* PROBLEM TO WORK ON
Find every line in the entries that holds the string "resize" and report it.
** Opening DATA EXTRACT block **
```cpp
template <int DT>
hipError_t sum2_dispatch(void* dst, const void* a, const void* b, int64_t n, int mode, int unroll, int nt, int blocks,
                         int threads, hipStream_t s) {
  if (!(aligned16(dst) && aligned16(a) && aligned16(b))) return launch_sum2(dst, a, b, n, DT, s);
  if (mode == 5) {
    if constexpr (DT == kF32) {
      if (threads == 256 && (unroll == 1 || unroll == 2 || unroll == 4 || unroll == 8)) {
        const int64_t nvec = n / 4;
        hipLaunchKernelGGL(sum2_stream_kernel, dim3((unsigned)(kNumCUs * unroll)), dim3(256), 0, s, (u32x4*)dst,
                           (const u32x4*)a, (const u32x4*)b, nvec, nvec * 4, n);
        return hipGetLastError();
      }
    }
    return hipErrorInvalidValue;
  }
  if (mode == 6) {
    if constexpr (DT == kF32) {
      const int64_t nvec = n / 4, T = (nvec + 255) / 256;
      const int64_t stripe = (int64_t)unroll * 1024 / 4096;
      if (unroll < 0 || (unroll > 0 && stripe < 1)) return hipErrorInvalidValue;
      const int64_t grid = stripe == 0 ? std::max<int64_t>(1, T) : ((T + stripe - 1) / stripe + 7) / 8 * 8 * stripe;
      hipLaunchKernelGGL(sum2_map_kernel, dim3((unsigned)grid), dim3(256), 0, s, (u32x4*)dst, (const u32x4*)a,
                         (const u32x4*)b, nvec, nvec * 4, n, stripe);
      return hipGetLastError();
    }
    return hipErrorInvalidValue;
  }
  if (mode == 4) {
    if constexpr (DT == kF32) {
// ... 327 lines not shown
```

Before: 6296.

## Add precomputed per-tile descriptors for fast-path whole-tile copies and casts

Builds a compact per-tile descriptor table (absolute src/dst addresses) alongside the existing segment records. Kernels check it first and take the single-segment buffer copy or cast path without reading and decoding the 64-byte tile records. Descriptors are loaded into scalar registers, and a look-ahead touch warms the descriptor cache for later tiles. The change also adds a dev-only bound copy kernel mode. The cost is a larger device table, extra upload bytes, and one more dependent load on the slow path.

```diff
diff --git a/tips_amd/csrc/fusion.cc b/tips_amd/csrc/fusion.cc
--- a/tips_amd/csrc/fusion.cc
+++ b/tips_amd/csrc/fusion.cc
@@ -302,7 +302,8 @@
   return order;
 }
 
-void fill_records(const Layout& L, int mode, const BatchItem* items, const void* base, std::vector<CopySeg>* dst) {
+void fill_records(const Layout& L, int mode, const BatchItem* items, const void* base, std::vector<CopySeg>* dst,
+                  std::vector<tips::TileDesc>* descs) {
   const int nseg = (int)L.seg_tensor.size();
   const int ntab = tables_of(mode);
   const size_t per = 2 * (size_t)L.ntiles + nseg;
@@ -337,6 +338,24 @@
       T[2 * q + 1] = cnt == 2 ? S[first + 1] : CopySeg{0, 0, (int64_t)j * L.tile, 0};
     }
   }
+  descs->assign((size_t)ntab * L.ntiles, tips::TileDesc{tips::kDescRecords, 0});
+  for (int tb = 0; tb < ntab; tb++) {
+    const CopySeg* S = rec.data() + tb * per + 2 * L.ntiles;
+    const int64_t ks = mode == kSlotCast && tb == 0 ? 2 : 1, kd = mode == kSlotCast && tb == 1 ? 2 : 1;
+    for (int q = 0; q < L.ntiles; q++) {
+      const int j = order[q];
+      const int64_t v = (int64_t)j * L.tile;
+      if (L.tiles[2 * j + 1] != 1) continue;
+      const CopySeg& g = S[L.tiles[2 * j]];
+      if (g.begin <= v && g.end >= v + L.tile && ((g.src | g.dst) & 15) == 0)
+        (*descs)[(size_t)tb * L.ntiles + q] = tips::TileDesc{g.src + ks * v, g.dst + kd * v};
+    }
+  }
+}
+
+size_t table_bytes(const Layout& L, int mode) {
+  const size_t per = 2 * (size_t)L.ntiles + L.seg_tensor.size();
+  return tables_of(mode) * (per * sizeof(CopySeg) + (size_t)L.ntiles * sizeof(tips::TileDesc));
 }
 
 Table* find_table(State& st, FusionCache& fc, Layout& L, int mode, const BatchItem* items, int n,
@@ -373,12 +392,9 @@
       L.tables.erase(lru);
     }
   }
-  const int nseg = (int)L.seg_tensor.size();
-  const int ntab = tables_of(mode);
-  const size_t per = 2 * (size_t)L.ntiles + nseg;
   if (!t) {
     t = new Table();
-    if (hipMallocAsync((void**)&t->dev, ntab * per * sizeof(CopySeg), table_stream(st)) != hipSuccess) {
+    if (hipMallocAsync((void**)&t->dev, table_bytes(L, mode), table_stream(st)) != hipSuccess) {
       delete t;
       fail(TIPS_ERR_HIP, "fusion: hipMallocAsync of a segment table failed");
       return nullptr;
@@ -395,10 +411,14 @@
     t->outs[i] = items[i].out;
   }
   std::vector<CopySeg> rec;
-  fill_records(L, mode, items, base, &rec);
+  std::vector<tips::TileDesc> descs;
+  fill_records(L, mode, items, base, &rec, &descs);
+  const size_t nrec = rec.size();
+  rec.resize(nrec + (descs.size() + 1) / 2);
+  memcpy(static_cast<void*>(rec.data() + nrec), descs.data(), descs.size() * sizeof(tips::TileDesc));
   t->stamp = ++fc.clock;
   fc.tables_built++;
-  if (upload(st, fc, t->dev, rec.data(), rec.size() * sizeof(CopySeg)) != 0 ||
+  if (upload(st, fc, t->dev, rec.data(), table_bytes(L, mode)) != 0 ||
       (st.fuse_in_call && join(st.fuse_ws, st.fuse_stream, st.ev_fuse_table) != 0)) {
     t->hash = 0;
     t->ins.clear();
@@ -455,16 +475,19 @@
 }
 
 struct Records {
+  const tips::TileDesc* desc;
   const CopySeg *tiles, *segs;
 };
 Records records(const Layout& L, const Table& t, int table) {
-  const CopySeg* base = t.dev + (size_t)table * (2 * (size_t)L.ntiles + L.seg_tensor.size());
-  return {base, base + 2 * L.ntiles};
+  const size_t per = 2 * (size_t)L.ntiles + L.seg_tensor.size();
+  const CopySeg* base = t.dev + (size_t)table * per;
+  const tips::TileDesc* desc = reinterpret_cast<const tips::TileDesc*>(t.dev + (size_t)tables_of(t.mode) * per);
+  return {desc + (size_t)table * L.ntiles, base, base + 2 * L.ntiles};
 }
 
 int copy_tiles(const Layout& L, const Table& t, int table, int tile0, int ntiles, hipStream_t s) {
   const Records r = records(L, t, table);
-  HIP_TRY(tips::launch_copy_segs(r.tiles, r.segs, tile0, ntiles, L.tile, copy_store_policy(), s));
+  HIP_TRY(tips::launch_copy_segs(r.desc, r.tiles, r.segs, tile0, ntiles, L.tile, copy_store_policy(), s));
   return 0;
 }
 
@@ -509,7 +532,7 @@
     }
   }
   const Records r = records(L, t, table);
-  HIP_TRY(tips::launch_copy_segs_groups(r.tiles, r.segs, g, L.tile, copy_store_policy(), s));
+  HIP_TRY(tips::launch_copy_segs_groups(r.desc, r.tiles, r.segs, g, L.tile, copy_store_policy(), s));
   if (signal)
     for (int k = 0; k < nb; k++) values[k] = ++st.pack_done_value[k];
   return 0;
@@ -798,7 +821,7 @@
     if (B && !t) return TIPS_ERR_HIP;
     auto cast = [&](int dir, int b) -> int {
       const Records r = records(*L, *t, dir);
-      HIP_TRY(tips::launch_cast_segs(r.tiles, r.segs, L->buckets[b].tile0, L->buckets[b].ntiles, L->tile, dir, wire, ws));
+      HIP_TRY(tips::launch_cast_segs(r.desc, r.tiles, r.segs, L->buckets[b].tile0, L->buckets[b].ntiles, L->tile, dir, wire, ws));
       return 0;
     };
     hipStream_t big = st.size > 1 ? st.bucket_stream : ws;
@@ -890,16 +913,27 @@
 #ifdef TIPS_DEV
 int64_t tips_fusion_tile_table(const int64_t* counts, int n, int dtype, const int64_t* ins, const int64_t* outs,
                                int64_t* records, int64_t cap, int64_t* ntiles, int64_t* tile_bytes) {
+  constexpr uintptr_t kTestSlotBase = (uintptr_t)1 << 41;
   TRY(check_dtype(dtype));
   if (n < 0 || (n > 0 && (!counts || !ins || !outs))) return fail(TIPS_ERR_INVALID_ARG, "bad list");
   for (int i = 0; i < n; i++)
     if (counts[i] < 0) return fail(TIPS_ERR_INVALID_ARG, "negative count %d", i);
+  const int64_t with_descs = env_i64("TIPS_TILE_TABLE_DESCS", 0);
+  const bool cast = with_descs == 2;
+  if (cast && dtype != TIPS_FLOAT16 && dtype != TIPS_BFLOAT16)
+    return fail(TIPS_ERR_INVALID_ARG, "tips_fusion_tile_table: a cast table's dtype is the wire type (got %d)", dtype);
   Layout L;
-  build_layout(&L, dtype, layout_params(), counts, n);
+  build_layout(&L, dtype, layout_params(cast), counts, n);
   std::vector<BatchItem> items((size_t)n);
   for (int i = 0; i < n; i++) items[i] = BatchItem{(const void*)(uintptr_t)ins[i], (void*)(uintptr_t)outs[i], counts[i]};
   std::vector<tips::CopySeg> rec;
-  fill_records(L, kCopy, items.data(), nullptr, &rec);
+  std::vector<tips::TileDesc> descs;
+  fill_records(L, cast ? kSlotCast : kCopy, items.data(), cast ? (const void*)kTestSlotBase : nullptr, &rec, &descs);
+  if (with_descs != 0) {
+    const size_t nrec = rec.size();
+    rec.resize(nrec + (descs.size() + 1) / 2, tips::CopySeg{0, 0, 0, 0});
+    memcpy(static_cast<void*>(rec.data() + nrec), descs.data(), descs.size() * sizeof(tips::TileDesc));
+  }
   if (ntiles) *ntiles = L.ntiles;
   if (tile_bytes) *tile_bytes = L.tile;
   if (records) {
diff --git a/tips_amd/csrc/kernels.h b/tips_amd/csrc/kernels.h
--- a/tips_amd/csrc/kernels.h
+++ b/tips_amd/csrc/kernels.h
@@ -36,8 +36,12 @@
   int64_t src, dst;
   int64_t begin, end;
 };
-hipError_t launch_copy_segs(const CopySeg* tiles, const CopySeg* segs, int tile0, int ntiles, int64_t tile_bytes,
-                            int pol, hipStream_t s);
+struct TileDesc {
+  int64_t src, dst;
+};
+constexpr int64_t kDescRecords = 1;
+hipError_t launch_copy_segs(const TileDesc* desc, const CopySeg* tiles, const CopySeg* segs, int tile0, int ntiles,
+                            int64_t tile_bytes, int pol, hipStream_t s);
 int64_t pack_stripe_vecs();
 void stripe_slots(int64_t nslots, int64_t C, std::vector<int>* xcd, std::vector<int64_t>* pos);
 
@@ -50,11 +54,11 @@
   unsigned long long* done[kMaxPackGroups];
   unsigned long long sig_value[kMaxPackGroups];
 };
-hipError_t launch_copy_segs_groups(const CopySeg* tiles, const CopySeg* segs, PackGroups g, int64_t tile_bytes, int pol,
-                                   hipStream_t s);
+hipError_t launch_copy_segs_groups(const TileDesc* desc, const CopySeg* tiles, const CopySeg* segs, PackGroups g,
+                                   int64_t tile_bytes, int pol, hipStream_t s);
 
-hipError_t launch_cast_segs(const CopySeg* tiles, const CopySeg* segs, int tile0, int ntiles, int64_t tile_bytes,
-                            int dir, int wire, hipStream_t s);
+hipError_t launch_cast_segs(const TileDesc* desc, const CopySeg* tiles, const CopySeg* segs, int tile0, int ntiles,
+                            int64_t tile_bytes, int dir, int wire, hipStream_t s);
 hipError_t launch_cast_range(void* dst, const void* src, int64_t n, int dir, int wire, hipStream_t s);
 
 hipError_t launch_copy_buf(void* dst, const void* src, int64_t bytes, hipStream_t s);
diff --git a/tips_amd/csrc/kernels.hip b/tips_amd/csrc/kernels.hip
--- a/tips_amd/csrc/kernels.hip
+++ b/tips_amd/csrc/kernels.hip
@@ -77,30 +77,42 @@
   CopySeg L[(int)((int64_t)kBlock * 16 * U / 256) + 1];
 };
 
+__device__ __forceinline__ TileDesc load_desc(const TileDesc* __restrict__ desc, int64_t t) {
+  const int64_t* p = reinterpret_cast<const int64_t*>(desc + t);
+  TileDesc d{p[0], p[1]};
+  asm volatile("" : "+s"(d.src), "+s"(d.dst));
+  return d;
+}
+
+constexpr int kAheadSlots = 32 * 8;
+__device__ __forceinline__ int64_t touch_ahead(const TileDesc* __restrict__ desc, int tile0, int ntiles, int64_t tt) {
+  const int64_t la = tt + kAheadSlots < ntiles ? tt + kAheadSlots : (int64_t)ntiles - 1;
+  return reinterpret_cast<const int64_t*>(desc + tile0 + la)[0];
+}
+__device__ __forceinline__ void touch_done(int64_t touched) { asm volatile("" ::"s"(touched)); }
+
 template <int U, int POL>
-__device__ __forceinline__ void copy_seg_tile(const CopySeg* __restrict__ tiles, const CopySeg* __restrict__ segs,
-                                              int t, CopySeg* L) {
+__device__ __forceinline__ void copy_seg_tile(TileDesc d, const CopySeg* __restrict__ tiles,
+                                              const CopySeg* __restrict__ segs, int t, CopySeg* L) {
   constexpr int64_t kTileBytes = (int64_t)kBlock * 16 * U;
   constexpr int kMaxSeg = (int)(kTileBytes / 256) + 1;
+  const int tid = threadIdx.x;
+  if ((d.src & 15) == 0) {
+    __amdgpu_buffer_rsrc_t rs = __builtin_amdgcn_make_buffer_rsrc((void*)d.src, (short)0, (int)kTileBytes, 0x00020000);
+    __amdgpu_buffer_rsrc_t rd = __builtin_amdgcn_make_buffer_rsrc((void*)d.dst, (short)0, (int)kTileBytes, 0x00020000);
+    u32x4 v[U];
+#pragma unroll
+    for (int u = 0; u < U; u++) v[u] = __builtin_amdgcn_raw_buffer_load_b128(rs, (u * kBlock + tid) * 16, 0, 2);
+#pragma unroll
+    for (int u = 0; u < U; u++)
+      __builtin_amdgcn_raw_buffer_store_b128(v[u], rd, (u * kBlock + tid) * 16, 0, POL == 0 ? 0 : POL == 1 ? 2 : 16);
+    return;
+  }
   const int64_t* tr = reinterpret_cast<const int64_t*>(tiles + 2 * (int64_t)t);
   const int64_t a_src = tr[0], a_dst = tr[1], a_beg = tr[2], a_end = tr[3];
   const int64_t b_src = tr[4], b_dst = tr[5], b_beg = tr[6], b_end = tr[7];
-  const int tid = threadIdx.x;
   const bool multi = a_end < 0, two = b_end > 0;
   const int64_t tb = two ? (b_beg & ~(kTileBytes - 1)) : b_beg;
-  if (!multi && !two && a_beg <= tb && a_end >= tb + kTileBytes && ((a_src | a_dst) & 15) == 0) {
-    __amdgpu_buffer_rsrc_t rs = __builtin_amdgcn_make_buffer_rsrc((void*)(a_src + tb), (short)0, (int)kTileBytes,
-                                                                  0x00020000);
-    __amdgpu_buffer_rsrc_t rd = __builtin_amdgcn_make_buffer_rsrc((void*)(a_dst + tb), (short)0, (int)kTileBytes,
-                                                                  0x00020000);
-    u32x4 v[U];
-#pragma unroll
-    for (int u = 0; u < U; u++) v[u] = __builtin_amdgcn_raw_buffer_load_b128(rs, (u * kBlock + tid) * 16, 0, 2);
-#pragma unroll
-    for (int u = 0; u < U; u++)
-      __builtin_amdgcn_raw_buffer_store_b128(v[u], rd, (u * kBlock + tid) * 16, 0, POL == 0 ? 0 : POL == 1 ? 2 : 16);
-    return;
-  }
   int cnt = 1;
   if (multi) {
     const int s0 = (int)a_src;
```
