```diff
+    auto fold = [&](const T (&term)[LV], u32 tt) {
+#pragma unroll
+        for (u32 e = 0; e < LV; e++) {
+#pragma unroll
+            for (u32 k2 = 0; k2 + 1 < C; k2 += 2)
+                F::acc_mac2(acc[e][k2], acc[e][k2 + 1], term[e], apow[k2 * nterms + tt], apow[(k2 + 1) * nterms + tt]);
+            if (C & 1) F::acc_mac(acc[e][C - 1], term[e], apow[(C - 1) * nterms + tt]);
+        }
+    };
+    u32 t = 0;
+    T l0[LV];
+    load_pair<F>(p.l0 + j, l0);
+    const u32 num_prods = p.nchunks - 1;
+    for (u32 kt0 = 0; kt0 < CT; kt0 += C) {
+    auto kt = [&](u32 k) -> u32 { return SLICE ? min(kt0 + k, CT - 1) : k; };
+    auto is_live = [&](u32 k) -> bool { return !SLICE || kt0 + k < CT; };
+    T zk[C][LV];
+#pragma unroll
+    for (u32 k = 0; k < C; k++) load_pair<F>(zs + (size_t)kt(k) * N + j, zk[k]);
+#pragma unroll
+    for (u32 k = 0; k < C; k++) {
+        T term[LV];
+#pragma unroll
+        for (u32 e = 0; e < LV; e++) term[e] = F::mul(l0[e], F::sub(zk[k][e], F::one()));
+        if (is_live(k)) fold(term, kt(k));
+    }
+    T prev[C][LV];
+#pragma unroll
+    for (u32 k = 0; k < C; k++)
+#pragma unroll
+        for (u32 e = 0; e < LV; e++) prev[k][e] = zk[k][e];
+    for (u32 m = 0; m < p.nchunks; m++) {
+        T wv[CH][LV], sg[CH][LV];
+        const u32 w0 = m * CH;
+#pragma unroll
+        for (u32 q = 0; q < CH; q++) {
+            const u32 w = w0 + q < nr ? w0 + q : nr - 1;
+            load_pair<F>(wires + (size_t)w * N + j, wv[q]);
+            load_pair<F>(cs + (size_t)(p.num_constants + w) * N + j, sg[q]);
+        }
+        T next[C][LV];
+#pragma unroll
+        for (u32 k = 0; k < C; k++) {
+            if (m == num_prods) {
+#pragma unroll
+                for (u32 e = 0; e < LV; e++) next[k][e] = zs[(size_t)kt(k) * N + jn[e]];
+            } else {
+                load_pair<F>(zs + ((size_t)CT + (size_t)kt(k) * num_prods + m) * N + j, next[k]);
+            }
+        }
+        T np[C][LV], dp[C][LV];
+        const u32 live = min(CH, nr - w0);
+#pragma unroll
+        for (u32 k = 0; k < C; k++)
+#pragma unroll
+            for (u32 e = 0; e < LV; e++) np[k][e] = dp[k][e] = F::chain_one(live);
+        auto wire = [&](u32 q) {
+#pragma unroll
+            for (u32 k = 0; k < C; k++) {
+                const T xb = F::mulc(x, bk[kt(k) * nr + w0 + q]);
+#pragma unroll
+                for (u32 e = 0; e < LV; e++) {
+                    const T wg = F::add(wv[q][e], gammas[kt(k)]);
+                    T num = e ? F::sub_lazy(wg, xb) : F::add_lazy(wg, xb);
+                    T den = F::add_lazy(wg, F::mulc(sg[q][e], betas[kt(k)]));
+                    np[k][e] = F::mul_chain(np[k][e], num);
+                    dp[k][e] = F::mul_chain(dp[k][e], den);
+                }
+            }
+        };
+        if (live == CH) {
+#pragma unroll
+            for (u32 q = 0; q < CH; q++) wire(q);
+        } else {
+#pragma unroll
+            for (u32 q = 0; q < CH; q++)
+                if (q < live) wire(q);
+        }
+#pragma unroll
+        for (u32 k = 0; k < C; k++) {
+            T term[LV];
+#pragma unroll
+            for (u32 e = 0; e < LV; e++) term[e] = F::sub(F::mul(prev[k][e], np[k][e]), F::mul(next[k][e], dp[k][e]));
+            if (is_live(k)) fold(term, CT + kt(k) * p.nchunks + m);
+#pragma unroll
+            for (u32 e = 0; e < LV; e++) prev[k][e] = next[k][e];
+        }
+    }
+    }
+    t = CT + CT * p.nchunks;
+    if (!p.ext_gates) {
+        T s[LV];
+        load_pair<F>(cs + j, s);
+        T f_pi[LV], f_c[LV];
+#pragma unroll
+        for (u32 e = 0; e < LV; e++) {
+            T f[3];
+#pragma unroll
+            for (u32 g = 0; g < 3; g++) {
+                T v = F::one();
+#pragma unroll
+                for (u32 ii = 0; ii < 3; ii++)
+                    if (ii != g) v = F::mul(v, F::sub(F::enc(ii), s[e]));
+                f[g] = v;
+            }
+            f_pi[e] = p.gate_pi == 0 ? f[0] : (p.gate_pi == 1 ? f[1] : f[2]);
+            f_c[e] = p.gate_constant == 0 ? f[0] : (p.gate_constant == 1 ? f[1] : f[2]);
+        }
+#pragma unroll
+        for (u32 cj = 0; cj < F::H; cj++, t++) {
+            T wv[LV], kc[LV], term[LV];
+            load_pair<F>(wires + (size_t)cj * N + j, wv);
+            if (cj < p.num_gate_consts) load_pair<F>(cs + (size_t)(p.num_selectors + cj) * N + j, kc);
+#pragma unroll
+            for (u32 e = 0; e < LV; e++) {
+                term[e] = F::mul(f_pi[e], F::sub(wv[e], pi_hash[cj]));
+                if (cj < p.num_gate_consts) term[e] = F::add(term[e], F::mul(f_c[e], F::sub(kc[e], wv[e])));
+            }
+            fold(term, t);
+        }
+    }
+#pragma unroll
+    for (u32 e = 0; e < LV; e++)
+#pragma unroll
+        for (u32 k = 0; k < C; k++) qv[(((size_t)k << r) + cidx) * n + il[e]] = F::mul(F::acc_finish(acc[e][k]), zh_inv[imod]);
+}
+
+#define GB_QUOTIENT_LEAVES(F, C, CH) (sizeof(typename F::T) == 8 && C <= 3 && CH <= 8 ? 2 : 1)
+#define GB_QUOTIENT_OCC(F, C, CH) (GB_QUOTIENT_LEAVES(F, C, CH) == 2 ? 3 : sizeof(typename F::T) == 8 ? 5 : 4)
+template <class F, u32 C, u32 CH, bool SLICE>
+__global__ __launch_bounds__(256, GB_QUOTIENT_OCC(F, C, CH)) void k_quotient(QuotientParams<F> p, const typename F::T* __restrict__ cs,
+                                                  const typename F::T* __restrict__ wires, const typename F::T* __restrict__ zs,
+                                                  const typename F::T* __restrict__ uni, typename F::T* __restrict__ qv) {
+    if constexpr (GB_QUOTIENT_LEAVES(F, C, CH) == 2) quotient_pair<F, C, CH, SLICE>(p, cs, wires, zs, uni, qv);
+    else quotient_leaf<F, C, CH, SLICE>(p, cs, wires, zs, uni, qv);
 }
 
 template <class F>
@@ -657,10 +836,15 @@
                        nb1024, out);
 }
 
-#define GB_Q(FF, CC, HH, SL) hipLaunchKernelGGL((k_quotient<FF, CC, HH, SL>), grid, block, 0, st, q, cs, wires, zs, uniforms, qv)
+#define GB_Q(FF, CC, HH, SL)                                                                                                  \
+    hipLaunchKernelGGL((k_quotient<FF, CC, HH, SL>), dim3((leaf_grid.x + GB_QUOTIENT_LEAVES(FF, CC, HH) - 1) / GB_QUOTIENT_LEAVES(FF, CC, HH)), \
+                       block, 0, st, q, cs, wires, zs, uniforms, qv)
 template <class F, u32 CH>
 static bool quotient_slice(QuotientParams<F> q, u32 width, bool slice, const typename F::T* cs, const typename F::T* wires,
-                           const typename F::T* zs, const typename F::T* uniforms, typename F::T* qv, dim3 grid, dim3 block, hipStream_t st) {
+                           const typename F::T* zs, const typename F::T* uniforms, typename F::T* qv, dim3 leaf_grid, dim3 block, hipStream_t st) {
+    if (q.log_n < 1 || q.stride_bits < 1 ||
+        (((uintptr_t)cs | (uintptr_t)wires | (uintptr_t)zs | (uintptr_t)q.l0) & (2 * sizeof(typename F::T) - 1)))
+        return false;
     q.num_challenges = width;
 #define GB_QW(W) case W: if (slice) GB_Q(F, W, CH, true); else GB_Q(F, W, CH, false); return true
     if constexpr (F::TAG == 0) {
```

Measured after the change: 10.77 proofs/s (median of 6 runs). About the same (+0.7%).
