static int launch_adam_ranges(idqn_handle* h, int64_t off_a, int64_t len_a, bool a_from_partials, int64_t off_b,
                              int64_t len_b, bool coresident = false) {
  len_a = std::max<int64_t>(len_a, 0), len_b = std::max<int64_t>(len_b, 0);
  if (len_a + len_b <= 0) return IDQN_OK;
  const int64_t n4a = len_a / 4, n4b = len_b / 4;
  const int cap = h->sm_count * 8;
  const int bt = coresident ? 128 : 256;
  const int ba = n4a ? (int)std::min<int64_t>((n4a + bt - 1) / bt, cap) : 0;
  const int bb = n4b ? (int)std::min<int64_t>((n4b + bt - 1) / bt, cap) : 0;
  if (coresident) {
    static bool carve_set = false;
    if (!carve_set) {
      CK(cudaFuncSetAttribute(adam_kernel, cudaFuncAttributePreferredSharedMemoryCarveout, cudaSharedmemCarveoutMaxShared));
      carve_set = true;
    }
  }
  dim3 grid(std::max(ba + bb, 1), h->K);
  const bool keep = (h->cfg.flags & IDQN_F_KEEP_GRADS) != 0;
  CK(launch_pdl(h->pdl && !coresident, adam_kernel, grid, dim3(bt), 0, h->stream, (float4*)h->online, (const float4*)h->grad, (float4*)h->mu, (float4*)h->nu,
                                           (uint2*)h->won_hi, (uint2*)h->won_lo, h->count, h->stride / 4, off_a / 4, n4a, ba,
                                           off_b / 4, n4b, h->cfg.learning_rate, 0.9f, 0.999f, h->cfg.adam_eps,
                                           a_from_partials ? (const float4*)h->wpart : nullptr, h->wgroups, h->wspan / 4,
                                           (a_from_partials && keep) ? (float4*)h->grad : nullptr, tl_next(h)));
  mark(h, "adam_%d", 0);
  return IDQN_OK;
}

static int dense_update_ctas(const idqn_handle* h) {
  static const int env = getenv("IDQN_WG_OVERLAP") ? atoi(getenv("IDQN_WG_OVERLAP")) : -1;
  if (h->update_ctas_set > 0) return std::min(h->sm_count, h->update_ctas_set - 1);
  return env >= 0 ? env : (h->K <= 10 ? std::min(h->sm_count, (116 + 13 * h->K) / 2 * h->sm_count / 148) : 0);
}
** Closing DATA EXTRACT block **
* ANSWER FOR THIS EXERCISE
+  rec.resize(nrec + (descs.size() + 1) / 2);
+    rec.resize(nrec + (descs.size() + 1) / 2, tips::CopySeg{0, 0, 0, 0});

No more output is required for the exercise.